• [INPUT RECORDS]
# caidj0/Raytracer-2025

Measured on NVIDIA B200. Metric: paths_per_sec, higher is better.
Workload: dtype f64

## Files before the change

raytracer-2025_b200/csrc/api.cu:

```cuda
#include <cuda_runtime.h>

#include <algorithm>
#include <cstdio>
#include <cstdlib>
#include <cstring>
#include <memory>
#include <mutex>
#include <new>
#include <string>
#include <thread>
#include <vector>

#include "compile.h"
#include "kernels.h"
#include "rt2025.h"

using namespace rt;

namespace {

thread_local std::string g_err;

int set_err(int code, const std::string& msg) {
    g_err = msg;
// ... 247 lines not shown
        if (rc != RT_OK) return set_err(rc, err);
        if (!device_build) {
            rc = check_device(opts ? opts->device : -1, device, sms);
            if (rc != RT_OK) return rc;
        }
        {
            const size_t budget = EXTEND_SMEM_MAX / EXTEND_MIN_BLOCKS - 1024;
            const size_t stacks = (size_t)std::min<uint32_t>(std::max(cs.bvh_depth + 2, 3 * cs.bvh4_depth + 2), TRAVERSAL_STACK) * EXTEND_BLOCK * sizeof(uint32_t) + EXTEND_RAY_SMEM_BYTES;
            if (!cs.nodes4.empty() && cs.nodes.size() * sizeof(Node) <= 2 * budget && stacks + cs.nodes4.size() * sizeof(Node4) > budget &&
                !getenv("RT2025_WIDE_BVH")) {
                RawVec<Node4>().swap(cs.nodes4);
                cs.world_root4 = INVALID_REF;
            }
        }
        s = new rt_scene();
        s->device = device;
        s->sm_count = sms;
        SceneView& v = s->view;
        keep_pool_memory(device);
        {
            cudaStream_t st = cudaStreamPerThread;
            Arena a;
            a.reserve(cs.nodes4), a.reserve(cs.nodes), a.reserve(cs.geom), a.reserve(cs.meta), a.reserve(cs.xforms), a.reserve(cs.materials), a.reserve(cs.textures);
            a.reserve(cs.images), a.reserve(cs.texels), a.reserve(cs.perlins), a.reserve(cs.media), a.reserve(cs.lights), a.reserve(cs.remaps), a.reserve(cs.walk_lean);
            a.allocate(st);
            s->arena = a.base;
            v.nodes4 = a.put(cs.nodes4, st), v.world_root4 = cs.world_root4;
            v.nodes = a.put(cs.nodes, st), v.geom = a.put(cs.geom, st), v.meta = a.put(cs.meta, st), v.xforms = a.put(cs.xforms, st);
            v.materials = a.put(cs.materials, st), v.textures = a.put(cs.textures, st), v.images = a.put(cs.images, st);
            v.texels = a.put(cs.texels, st), v.perlins = a.put(cs.perlins, st), v.media = a.put(cs.media, st);
            v.lights = a.put(cs.lights, st), v.remaps = a.put(cs.remaps, st), v.walk_lean = a.put(cs.walk_lean, st);
            CU(cudaStreamSynchronize(st));
        }
        v.world_root = cs.world_root;
        v.n_media = (uint32_t)cs.media.size();
        v.n_xforms = (uint32_t)cs.xforms.size();
        v.kinds = (cs.n_spheres && !cs.n_planars) ? 1u : ((cs.n_planars && !cs.n_spheres) ? 2u : 0u);
        v.n_lights = (uint32_t)cs.lights.size();
        v.n_prims = (uint32_t)cs.geom.size();
        s->ranks = cs.ranks;
        for (auto& m : cs.media) s->generic_media |= m.single_sphere == RT_NONE;
        v.media_xform = 0;
        for (auto& m : cs.media)
            if (m.xform != RT_NONE || (m.single_sphere != RT_NONE && cs.meta[m.single_sphere].xform != RT_NONE)) v.media_xform = 1;
        for (auto& m : cs.materials) s->class_mask |= 1u << m.shade_class;
        for (auto& t : cs.textures) s->black_texture.push_back(t.kind == RT_TEX_SOLID && t.color[0] == 0.0 && t.color[1] == 0.0 && t.color[2] == 0.0);
        uint32_t n_thick = 0, n_thick_entries = 0;
        for (auto& m : cs.media)
            if (m.flags & MEDIUM_THICK) s->class_mask |= 1u << SC_WALK, n_thick++, n_thick_entries += m.n_entry != MEDIUM_NO_ENTRIES;
        v.walk_entries_only = n_thick == 1 && n_thick_entries == 1;
        s->lights_flat = 1;
        for (auto& l : cs.lights)
            if (l.weight != 1.0 / (double)cs.lights.size()) s->lights_flat = 0;
        rt_scene_info& i = s->info;
// ... 362 lines not shown
                    cudaEventDestroy(ws.events.back());
                    ws.events.pop_back();
                }
            }
        }
        launch_finalize(W.accum, n_px_img * 3, cam->pixel_sample_scale, d_accum, o.accum_type == RT_ACCUM_F64, grid_g, st);
        launches += 1;
        CU(cudaEventRecord(ev[1], st));
        CU(cudaEventSynchronize(ev[1]));
        CU(cudaGetLastError());
        if (stats) {
            float ms = 0;
            CU(cudaEventElapsedTime(&ms, ev[0], ev[1]));
            const Counters zero{};
            const Counters& c = final_counters ? *final_counters : zero;
            stats->paths = nominal_paths;
            stats->segments = total_paths ? c.segments : 0;
            stats->node_visits = total_paths ? c.node_visits : 0;
            stats->prim_tests = total_paths ? c.prim_tests : 0;
            stats->errors = total_paths ? c.errors : 0;
            stats->iterations = total_paths ? c.iterations : 0;
            stats->reserved[0] = total_paths ? c.walk_segments : 0;
            stats->reserved[1] = total_paths ? c.walk_lean_segments : 0;
            stats->kernel_launches = launches;
            stats->ms_total = ms;
            stats->ms_raygen = ms_gen, stats->ms_extend = ms_ext, stats->ms_shade = ms_shd;
            stats->ms_other = ms_med;
        }
    } catch (const CudaFail& f) {
        rc = set_err(RT_ERR_CUDA, f.what);
    }
    for (auto& e : ev)
        if (e) cudaEventDestroy(e);
    return rc;
}

int rt_render(const rt_scene* s, const rt_camera* cam, const rt_render_opts* opts, void* accum, rt_stats* stats) {
    if (!s || !cam || !accum) return set_err(RT_ERR_INVALID, "null argument");
    const size_t elem = (opts && opts->accum_type == RT_ACCUM_F64) ? 8 : 4;
    const size_t bytes = (size_t)cam->image_width * cam->image_height * 3 * elem;
    void* d = nullptr;
    int rc = RT_OK;
    DeviceGuard guard;
    try {
        CU(cudaSetDevice(s->device));
        scratch_alloc(&d, bytes);
// ... 264 lines not shown
```

raytracer-2025_b200/csrc/compile.cpp:

```cpp
#include "compile.h"

#include <omp.h>

#include <memory>
#include <parallel/algorithm>

#include <chrono>
#include <cstdio>
#include <cstdlib>

#include <vector_functions.h>

#include <algorithm>
#include <cmath>
#include <cstring>
#include <limits>

namespace rt {

namespace {
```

• [AIM OF THE TASK] Restate the records above word for word.

• [REPLY TO THE TASK]
# caidj0/Raytracer-2025

Measured on NVIDIA B200. Metric: paths_per_sec, higher is better.
Workload: dtype f64

## Files before the change

raytracer-2025_b200/csrc/api.cu:

```cuda
#include <cuda_runtime.h>

#include <algorithm>
#include <cstdio>
#include <cstdlib>
#include <cstring>
#include <memory>
#include <mutex>
#include <new>
#include <string>
#include <thread>
#include <vector>

#include "compile.h"
#include "kernels.h"
#include "rt2025.h"

using namespace rt;

namespace {

thread_local std::string g_err;

int set_err(int code, const std::string& msg) {
    g_err = msg;
// ... 247 lines not shown
        if (rc != RT_OK) return set_err(rc, err);
        if (!device_build) {
            rc = check_device(opts ? opts->device : -1, device, sms);
            if (rc != RT_OK) return rc;
        }
        {
            const size_t budget = EXTEND_SMEM_MAX / EXTEND_MIN_BLOCKS - 1024;
            const size_t stacks = (size_t)std::min<uint32_t>(std::max(cs.bvh_depth + 2, 3 * cs.bvh4_depth + 2), TRAVERSAL_STACK) * EXTEND_BLOCK * sizeof(uint32_t) + EXTEND_RAY_SMEM_BYTES;
            if (!cs.nodes4.empty() && cs.nodes.size() * sizeof(Node) <= 2 * budget && stacks + cs.nodes4.size() * sizeof(Node4) > budget &&
                !getenv("RT2025_WIDE_BVH")) {
                RawVec<Node4>().swap(cs.nodes4);
                cs.world_root4 = INVALID_REF;
            }
        }
        s = new rt_scene();
        s->device = device;
        s->sm_count = sms;
        SceneView& v = s->view;
        keep_pool_memory(device);
        {
            cudaStream_t st = cudaStreamPerThread;
            Arena a;
            a.reserve(cs.nodes4), a.reserve(cs.nodes), a.reserve(cs.geom), a.reserve(cs.meta), a.reserve(cs.xforms), a.reserve(cs.materials), a.reserve(cs.textures);
            a.reserve(cs.images), a.reserve(cs.texels), a.reserve(cs.perlins), a.reserve(cs.media), a.reserve(cs.lights), a.reserve(cs.remaps), a.reserve(cs.walk_lean);
            a.allocate(st);
            s->arena = a.base;
            v.nodes4 = a.put(cs.nodes4, st), v.world_root4 = cs.world_root4;
            v.nodes = a.put(cs.nodes, st), v.geom = a.put(cs.geom, st), v.meta = a.put(cs.meta, st), v.xforms = a.put(cs.xforms, st);
            v.materials = a.put(cs.materials, st), v.textures = a.put(cs.textures, st), v.images = a.put(cs.images, st);
            v.texels = a.put(cs.texels, st), v.perlins = a.put(cs.perlins, st), v.media = a.put(cs.media, st);
            v.lights = a.put(cs.lights, st), v.remaps = a.put(cs.remaps, st), v.walk_lean = a.put(cs.walk_lean, st);
            CU(cudaStreamSynchronize(st));
        }
        v.world_root = cs.world_root;
        v.n_media = (uint32_t)cs.media.size();
        v.n_xforms = (uint32_t)cs.xforms.size();
        v.kinds = (cs.n_spheres && !cs.n_planars) ? 1u : ((cs.n_planars && !cs.n_spheres) ? 2u : 0u);
        v.n_lights = (uint32_t)cs.lights.size();
        v.n_prims = (uint32_t)cs.geom.size();
        s->ranks = cs.ranks;
        for (auto& m : cs.media) s->generic_media |= m.single_sphere == RT_NONE;
        v.media_xform = 0;
        for (auto& m : cs.media)
            if (m.xform != RT_NONE || (m.single_sphere != RT_NONE && cs.meta[m.single_sphere].xform != RT_NONE)) v.media_xform = 1;
        for (auto& m : cs.materials) s->class_mask |= 1u << m.shade_class;
        for (auto& t : cs.textures) s->black_texture.push_back(t.kind == RT_TEX_SOLID && t.color[0] == 0.0 && t.color[1] == 0.0 && t.color[2] == 0.0);
        uint32_t n_thick = 0, n_thick_entries = 0;
        for (auto& m : cs.media)
            if (m.flags & MEDIUM_THICK) s->class_mask |= 1u << SC_WALK, n_thick++, n_thick_entries += m.n_entry != MEDIUM_NO_ENTRIES;
        v.walk_entries_only = n_thick == 1 && n_thick_entries == 1;
        s->lights_flat = 1;
        for (auto& l : cs.lights)
            if (l.weight != 1.0 / (double)cs.lights.size()) s->lights_flat = 0;
        rt_scene_info& i = s->info;
// ... 362 lines not shown
                    cudaEventDestroy(ws.events.back());
                    ws.events.pop_back();
                }
            }
        }
        launch_finalize(W.accum, n_px_img * 3, cam->pixel_sample_scale, d_accum, o.accum_type == RT_ACCUM_F64, grid_g, st);
        launches += 1;
        CU(cudaEventRecord(ev[1], st));
        CU(cudaEventSynchronize(ev[1]));
        CU(cudaGetLastError());
        if (stats) {
            float ms = 0;
            CU(cudaEventElapsedTime(&ms, ev[0], ev[1]));
            const Counters zero{};
            const Counters& c = final_counters ? *final_counters : zero;
            stats->paths = nominal_paths;
            stats->segments = total_paths ? c.segments : 0;
            stats->node_visits = total_paths ? c.node_visits : 0;
            stats->prim_tests = total_paths ? c.prim_tests : 0;
            stats->errors = total_paths ? c.errors : 0;
            stats->iterations = total_paths ? c.iterations : 0;
            stats->reserved[0] = total_paths ? c.walk_segments : 0;
            stats->reserved[1] = total_paths ? c.walk_lean_segments : 0;
            stats->kernel_launches = launches;
            stats->ms_total = ms;
            stats->ms_raygen = ms_gen, stats->ms_extend = ms_ext, stats->ms_shade = ms_shd;
            stats->ms_other = ms_med;
        }
    } catch (const CudaFail& f) {
        rc = set_err(RT_ERR_CUDA, f.what);
    }
    for (auto& e : ev)
        if (e) cudaEventDestroy(e);
    return rc;
}

int rt_render(const rt_scene* s, const rt_camera* cam, const rt_render_opts* opts, void* accum, rt_stats* stats) {
    if (!s || !cam || !accum) return set_err(RT_ERR_INVALID, "null argument");
    const size_t elem = (opts && opts->accum_type == RT_ACCUM_F64) ? 8 : 4;
    const size_t bytes = (size_t)cam->image_width * cam->image_height * 3 * elem;
    void* d = nullptr;
    int rc = RT_OK;
    DeviceGuard guard;
    try {
        CU(cudaSetDevice(s->device));
        scratch_alloc(&d, bytes);
// ... 264 lines not shown
```

raytracer-2025_b200/csrc/compile.cpp:

```cpp
#include "compile.h"

#include <omp.h>

#include <memory>
#include <parallel/algorithm>

#include <chrono>
#include <cstdio>
#include <cstdlib>

#include <vector_functions.h>

#include <algorithm>
#include <cmath>
#include <cstring>
#include <limits>

namespace rt {

namespace {
```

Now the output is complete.